### WORK TO BE COMPLETED
From the records below, determine the number of lines containing "CUtensorMap". Output that number alone.

[Collected data entries]
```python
# ... 60 lines not shown
    "vsr_srfbn_forward": (c_int, [c_void_p, c_void_p, c_void_p, c_void_p]),
    "vsr_srfbn_forward_u8": (c_int, [c_void_p, c_void_p, c_void_p, c_void_p, c_void_p]),
    "vsr_srfbn_prepare_refresh": (c_int, [c_void_p, c_int]),
    "vsr_srfbn_forward_refresh_u8": (c_int, [c_void_p, c_void_p, c_void_p, c_void_p, c_int, c_void_p]),
    "vsr_srfbn_plan_set_map_range": (c_int, [c_void_p, c_int, c_int]),
    "vsr_srfbn_forward_maps": (c_int, [c_void_p, c_void_p, c_void_p]),
    "vsr_srfbn_forward_maps_refresh": (c_int, [c_void_p, c_void_p, c_int, c_void_p]),
    "vsr_srfbn_pack_bands": (c_int, [c_void_p, ctypes.POINTER(c_int), c_int, c_void_p, c_void_p]),
    "vsr_srfbn_fuse_band": (c_int, [c_void_p, c_void_p, c_int, c_void_p, c_void_p, c_void_p]),
    "vsr_unpack_bands": (c_int, [c_void_p, c_void_p, c_int, c_i64, c_i64, ctypes.POINTER(c_int), c_int, c_i64,
                                 c_void_p]),
    "vsr_srfbn_kernel_class_name":(ctypes.c_char_p, [c_int]),
    "vsr_srfbn_profile_enable": (c_int, [c_void_p, c_int]),
    "vsr_srfbn_profile_read": (c_int, [c_void_p, c_void_p, c_void_p, c_void_p, c_void_p]),
    "vsr_srfbn_profile_launches": (c_int, [c_void_p, c_void_p, c_void_p, c_int]),
    "vsr_srfbn_debug_premix": (c_int, [c_void_p, c_void_p, c_void_p]),
    "vsr_test_pointwise": (c_int, [c_void_p, c_i64, c_int, c_void_p, c_void_p, c_float, c_int, c_void_p, c_void_p, c_size_t, c_void_p]),
    "vsr_test_deconv": (c_int, [c_void_p, c_int, c_int, c_int, c_void_p, c_void_p, c_float, c_int, c_void_p, c_void_p, c_size_t, c_void_p]),
    "vsr_test_fused_down": (c_int, [c_void_p, c_int, c_int, c_int, c_int, c_void_p, c_void_p, c_float, c_void_p, c_void_p,
                                    c_float, c_void_p, c_void_p, c_size_t, c_void_p]),
    "vsr_test_fused_updown": (c_int, [c_void_p, c_void_p, c_int, c_int, c_int, c_int, c_int, c_void_p, c_void_p, c_float,
                                      c_void_p, c_void_p, c_float, c_void_p, c_void_p, c_float, c_void_p, c_void_p,
                                      c_size_t, c_void_p]),
    "vsr_test_x2_layer": (c_int, [c_void_p, c_int, c_int, c_int, c_int, c_void_p, c_void_p, c_float, c_void_p, c_void_p, c_size_t, c_void_p]),
    "vsr_test_workspace_bytes": (c_size_t, [c_int, c_int, c_int]),
}

_lib = None


def lib():
    global _lib
    if _lib is None:
        if not os.path.exists(LIB_PATH):
            raise ImportError(
                f"{LIB_PATH} is missing: build it with `python -m video_super_resolution_b200.build` "
                "(nvcc, sm_100a).  This package has no CPU or PyTorch fallback.")
        L = ctypes.CDLL(LIB_PATH)
        for name, (res, args) in SIGNATURES.items():
            fn = getattr(L, name)
            fn.restype = res
            fn.argtypes = args
        _lib = L
    return _lib


# ... 13 lines not shown
```

video_super_resolution_b200/csrc/fused_down.cuh:

```cuda
#pragma once
#include "igemm.cuh"

namespace vsr {

constexpr int kFusedEpiWarps = 16;
constexpr int kFusedWdWarp = 2 + kFusedEpiWarps;
constexpr int kFusedBWarp = kFusedWdWarp + 1;
constexpr int kFusedThreads = 32 * (kFusedBWarp + 1);
constexpr int kFusedMaxStages = 16;
constexpr int kWdGroupBytes = 128 * 128 * 2;
constexpr int kWdRingBytes = 2 * kWdGroupBytes;
constexpr int kWtChunkBytes = 32 * 32 * 2;
constexpr int kHBytes = 128 * 128 * 2;
constexpr int kXchgBytes = 3 * 4 * 16 * 8 * 4;
constexpr int kLRBox = 16 * 9 * 64;
constexpr int kLRBytes = 2 * kLRBox;
constexpr int kWuTapBytes = 128 * 32 * 2;

struct alignas(64) FusedDownParams {
  CUtensorMap hr_maps[kMaxSources];
  CUtensorMap h0_map;
  CUtensorMap wt_map;
  CUtensorMap wd_map;
  int32_t nsrc;
// ... 4 lines not shown
  const float* down_bias;
  float* part;
  void* lr_out;
  CUtensorMap up_map;
  CUtensorMap wu_map;
  const float* up_bias;
  int32_t hr_store;
};

__device__ __forceinline__ void tmem_ld8(uint32_t taddr, uint32_t (&v)[8]) {
  asm volatile("tcgen05.ld.sync.aligned.32x32b.x8.b32 {%0, %1, %2, %3, %4, %5, %6, %7}, [%8];"
               : "=r"(v[0]), "=r"(v[1]), "=r"(v[2]), "=r"(v[3]), "=r"(v[4]), "=r"(v[5]), "=r"(v[6]), "=r"(v[7])
               : "r"(taddr)
               : "memory");
}

template <bool HAS_TRAN>
inline size_t fused_down_smem_bytes(int nsrc, int num_stages) {
  size_t wt = HAS_TRAN ? ((size_t)nsrc * kWtChunkBytes + 1023) / 1024 * 1024 : 0;
  size_t stage = HAS_TRAN ? 16384 : 2 * 16384;
  return 1024 + kWdRingBytes + wt + (HAS_TRAN ? kHBytes : 0) + (size_t)num_stages * stage + 1024 + kXchgBytes;
}

inline size_t fused_updown_smem_bytes(int nsrc, int num_stages) {
  return fused_down_smem_bytes<true>(nsrc, num_stages) + kLRBytes;
}
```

### OUTPUT OF THE EXERCISE
6